* [Your instructions]: A line below contains "const int w = vcol[k];", and a later one contains "double *__restrict__ d0, double". Repeat both, with every line between them, exactly.

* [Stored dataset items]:
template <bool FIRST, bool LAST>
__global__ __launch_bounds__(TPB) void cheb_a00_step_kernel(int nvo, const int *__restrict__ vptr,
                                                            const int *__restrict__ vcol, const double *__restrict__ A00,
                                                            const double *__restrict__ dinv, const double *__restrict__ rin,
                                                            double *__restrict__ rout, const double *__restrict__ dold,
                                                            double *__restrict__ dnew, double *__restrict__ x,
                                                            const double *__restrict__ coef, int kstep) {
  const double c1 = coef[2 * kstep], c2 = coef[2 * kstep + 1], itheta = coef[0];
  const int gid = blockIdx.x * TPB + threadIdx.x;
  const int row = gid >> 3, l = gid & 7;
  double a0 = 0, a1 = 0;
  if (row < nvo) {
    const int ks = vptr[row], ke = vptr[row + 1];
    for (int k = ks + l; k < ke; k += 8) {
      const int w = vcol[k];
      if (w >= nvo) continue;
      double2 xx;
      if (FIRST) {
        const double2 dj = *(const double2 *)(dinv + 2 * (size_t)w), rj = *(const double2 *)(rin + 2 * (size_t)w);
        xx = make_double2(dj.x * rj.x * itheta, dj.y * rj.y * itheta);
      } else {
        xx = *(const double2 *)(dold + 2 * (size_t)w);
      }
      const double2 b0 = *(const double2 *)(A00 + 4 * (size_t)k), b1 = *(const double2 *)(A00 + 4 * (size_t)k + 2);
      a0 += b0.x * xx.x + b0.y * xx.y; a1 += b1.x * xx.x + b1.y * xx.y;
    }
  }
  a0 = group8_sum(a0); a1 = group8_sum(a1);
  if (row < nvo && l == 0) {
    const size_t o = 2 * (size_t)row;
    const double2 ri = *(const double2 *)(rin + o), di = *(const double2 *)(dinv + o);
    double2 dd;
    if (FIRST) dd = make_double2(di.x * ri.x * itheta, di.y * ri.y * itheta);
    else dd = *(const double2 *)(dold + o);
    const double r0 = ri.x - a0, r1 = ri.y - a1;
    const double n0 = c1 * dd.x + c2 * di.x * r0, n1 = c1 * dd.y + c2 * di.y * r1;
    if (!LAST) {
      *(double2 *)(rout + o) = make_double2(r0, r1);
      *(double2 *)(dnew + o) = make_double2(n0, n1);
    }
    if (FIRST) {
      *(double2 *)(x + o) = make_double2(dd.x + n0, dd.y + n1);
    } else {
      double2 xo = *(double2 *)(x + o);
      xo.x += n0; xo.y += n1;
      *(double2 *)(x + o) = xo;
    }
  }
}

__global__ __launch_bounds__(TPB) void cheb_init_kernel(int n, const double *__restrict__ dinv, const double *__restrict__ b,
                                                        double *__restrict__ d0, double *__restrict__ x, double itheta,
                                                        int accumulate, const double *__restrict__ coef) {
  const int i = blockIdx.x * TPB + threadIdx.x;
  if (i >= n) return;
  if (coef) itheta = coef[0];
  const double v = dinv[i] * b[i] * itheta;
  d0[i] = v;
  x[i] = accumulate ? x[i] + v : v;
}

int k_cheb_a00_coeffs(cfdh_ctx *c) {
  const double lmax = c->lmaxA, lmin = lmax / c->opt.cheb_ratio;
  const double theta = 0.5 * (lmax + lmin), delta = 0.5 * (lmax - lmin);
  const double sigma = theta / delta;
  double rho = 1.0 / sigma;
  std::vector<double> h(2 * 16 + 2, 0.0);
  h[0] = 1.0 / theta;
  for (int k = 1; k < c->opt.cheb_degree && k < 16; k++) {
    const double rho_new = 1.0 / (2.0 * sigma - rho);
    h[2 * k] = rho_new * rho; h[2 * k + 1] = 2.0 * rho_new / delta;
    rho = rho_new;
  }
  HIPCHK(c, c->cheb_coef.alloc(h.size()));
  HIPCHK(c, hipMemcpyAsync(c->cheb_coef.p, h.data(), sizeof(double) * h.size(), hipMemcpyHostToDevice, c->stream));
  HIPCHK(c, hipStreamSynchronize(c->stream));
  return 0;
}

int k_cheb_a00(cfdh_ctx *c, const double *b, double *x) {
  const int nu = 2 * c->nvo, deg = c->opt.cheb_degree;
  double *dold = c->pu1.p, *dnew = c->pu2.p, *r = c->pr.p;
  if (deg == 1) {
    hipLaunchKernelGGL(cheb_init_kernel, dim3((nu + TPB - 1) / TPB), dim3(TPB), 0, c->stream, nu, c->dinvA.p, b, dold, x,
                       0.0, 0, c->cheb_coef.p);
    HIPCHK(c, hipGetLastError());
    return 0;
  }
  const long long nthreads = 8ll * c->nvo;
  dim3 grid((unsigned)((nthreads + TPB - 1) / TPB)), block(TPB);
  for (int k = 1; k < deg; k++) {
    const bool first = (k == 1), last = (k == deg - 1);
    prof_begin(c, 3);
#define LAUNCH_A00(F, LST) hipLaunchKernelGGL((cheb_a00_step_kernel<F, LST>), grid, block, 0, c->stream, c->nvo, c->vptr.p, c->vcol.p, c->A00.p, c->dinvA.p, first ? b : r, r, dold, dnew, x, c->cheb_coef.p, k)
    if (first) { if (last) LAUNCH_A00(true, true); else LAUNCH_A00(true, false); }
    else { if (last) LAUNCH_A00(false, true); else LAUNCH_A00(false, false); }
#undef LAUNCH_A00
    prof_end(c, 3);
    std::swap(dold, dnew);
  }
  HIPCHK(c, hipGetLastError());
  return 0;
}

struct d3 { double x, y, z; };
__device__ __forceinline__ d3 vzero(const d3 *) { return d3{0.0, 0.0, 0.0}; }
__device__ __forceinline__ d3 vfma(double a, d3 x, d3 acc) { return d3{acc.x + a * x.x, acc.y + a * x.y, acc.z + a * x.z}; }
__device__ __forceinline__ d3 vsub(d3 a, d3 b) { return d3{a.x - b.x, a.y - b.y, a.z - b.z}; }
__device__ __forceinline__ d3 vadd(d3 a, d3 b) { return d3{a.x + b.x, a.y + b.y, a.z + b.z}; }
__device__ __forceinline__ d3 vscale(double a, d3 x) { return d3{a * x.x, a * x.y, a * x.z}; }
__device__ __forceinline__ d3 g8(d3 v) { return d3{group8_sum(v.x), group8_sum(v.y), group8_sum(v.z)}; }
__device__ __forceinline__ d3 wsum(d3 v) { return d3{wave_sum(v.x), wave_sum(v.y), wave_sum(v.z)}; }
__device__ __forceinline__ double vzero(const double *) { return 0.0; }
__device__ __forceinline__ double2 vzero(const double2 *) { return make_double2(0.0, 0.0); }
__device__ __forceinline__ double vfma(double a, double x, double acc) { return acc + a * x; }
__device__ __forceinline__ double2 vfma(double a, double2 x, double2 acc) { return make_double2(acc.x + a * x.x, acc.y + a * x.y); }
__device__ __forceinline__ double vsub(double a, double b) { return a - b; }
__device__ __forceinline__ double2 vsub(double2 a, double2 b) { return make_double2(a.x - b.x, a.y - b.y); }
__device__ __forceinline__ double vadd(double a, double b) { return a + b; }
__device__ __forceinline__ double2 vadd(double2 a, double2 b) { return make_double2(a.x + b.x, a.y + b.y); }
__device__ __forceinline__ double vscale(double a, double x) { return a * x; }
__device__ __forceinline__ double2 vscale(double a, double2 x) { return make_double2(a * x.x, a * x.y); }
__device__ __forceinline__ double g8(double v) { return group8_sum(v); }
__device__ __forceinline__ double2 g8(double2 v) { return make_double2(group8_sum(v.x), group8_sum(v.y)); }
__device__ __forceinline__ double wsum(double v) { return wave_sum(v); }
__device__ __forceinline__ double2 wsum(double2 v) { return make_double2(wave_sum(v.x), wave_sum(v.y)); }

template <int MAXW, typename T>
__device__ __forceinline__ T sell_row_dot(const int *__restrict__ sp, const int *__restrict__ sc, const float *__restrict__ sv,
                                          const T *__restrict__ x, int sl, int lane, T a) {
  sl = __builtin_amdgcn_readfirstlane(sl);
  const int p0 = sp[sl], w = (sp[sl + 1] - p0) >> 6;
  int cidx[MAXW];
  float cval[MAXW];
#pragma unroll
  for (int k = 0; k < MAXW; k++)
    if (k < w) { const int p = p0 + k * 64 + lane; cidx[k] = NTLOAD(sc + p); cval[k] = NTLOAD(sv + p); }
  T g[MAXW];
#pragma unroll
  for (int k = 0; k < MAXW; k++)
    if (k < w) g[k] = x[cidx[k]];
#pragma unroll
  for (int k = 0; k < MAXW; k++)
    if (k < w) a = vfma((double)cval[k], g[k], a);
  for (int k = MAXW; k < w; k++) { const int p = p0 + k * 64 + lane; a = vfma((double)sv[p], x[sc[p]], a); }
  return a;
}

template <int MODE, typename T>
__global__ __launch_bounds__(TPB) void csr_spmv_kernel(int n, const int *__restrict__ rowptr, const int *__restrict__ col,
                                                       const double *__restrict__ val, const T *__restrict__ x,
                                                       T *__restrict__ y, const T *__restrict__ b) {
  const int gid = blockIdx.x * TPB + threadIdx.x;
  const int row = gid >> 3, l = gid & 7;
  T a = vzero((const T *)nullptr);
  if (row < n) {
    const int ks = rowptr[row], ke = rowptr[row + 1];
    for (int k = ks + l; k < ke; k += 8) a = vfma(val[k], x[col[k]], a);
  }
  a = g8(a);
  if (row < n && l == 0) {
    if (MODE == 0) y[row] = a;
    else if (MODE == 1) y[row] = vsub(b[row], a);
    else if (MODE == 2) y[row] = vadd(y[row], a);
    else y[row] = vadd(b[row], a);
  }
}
--
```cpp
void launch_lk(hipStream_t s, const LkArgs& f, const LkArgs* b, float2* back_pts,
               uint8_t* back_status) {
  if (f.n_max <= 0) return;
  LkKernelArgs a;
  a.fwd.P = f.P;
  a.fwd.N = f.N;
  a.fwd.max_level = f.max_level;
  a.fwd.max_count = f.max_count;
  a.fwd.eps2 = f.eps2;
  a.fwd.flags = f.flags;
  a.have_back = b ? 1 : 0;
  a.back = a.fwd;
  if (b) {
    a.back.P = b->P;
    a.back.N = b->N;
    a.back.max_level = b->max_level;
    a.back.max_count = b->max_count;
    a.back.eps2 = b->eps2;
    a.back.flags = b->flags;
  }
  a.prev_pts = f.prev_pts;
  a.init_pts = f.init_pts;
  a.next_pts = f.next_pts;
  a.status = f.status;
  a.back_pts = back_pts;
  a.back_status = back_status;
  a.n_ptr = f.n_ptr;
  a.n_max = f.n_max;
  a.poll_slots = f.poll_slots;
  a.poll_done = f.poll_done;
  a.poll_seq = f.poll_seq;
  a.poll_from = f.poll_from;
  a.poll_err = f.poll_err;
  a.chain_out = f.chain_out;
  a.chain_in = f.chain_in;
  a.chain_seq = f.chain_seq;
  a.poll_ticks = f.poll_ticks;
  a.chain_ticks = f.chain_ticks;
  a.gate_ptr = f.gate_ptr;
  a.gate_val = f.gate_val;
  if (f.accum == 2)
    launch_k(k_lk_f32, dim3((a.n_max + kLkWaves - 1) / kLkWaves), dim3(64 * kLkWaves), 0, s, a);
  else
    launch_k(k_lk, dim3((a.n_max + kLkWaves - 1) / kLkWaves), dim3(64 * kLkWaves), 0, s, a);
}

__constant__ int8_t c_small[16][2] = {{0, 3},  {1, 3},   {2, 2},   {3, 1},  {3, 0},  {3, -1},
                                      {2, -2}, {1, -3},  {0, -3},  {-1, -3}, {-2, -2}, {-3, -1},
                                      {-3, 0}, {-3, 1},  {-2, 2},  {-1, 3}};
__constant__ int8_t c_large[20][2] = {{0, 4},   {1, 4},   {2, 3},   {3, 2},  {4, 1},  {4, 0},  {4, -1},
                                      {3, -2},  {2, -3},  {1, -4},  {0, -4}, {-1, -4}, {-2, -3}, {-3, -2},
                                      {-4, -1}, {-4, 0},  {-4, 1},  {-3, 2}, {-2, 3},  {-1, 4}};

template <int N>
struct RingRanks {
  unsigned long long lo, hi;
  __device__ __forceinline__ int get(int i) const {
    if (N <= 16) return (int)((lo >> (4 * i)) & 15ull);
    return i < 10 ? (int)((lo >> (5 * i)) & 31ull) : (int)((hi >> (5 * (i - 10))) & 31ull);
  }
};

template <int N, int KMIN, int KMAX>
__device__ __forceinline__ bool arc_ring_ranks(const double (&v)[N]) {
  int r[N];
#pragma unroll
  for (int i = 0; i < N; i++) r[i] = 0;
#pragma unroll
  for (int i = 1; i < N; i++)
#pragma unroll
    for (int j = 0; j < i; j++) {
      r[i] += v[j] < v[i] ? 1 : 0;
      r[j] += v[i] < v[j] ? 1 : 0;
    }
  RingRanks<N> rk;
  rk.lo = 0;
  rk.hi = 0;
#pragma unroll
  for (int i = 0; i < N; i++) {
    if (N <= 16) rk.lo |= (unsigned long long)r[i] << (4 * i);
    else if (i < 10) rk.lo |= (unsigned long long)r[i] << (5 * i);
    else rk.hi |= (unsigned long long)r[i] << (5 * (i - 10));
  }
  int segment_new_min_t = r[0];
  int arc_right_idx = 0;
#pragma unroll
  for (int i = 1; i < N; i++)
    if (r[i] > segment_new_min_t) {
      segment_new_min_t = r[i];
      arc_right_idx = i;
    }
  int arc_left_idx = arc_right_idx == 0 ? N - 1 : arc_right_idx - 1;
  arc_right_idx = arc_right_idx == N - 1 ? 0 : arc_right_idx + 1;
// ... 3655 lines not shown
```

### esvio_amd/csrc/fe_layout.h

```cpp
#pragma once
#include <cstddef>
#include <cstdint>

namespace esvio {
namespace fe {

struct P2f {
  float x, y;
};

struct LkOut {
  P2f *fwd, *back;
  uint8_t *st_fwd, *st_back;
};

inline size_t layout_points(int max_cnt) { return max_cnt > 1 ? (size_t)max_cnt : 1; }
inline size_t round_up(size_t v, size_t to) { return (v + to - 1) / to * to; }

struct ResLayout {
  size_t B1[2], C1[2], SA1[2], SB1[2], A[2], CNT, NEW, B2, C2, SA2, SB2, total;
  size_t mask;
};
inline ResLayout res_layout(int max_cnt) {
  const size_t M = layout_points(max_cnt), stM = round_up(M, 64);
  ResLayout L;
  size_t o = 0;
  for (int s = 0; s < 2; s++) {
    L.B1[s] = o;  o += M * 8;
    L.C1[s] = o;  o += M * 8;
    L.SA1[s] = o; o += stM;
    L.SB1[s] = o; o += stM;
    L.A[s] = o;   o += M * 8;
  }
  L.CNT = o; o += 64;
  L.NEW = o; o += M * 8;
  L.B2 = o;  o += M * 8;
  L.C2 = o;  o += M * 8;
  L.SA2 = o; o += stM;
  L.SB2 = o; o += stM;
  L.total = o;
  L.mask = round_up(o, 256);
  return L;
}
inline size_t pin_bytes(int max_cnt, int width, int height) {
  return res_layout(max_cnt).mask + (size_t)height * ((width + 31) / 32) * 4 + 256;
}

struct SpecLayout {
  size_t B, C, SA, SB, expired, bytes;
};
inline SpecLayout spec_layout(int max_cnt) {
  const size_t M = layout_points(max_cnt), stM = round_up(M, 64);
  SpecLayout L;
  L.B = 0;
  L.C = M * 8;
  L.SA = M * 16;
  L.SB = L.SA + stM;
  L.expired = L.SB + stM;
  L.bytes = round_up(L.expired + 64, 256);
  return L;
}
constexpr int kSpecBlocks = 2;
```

* [Response to the exercise]:
      const int w = vcol[k];
      if (w >= nvo) continue;
      double2 xx;
      if (FIRST) {
        const double2 dj = *(const double2 *)(dinv + 2 * (size_t)w), rj = *(const double2 *)(rin + 2 * (size_t)w);
        xx = make_double2(dj.x * rj.x * itheta, dj.y * rj.y * itheta);
      } else {
        xx = *(const double2 *)(dold + 2 * (size_t)w);
      }
      const double2 b0 = *(const double2 *)(A00 + 4 * (size_t)k), b1 = *(const double2 *)(A00 + 4 * (size_t)k + 2);
      a0 += b0.x * xx.x + b0.y * xx.y; a1 += b1.x * xx.x + b1.y * xx.y;
    }
  }
  a0 = group8_sum(a0); a1 = group8_sum(a1);
  if (row < nvo && l == 0) {
    const size_t o = 2 * (size_t)row;
    const double2 ri = *(const double2 *)(rin + o), di = *(const double2 *)(dinv + o);
    double2 dd;
    if (FIRST) dd = make_double2(di.x * ri.x * itheta, di.y * ri.y * itheta);
    else dd = *(const double2 *)(dold + o);
    const double r0 = ri.x - a0, r1 = ri.y - a1;
    const double n0 = c1 * dd.x + c2 * di.x * r0, n1 = c1 * dd.y + c2 * di.y * r1;
    if (!LAST) {
      *(double2 *)(rout + o) = make_double2(r0, r1);
      *(double2 *)(dnew + o) = make_double2(n0, n1);
    }
    if (FIRST) {
      *(double2 *)(x + o) = make_double2(dd.x + n0, dd.y + n1);
    } else {
      double2 xo = *(double2 *)(x + o);
      xo.x += n0; xo.y += n1;
      *(double2 *)(x + o) = xo;
    }
  }
}

__global__ __launch_bounds__(TPB) void cheb_init_kernel(int n, const double *__restrict__ dinv, const double *__restrict__ b,
                                                        double *__restrict__ d0, double *__restrict__ x, double itheta,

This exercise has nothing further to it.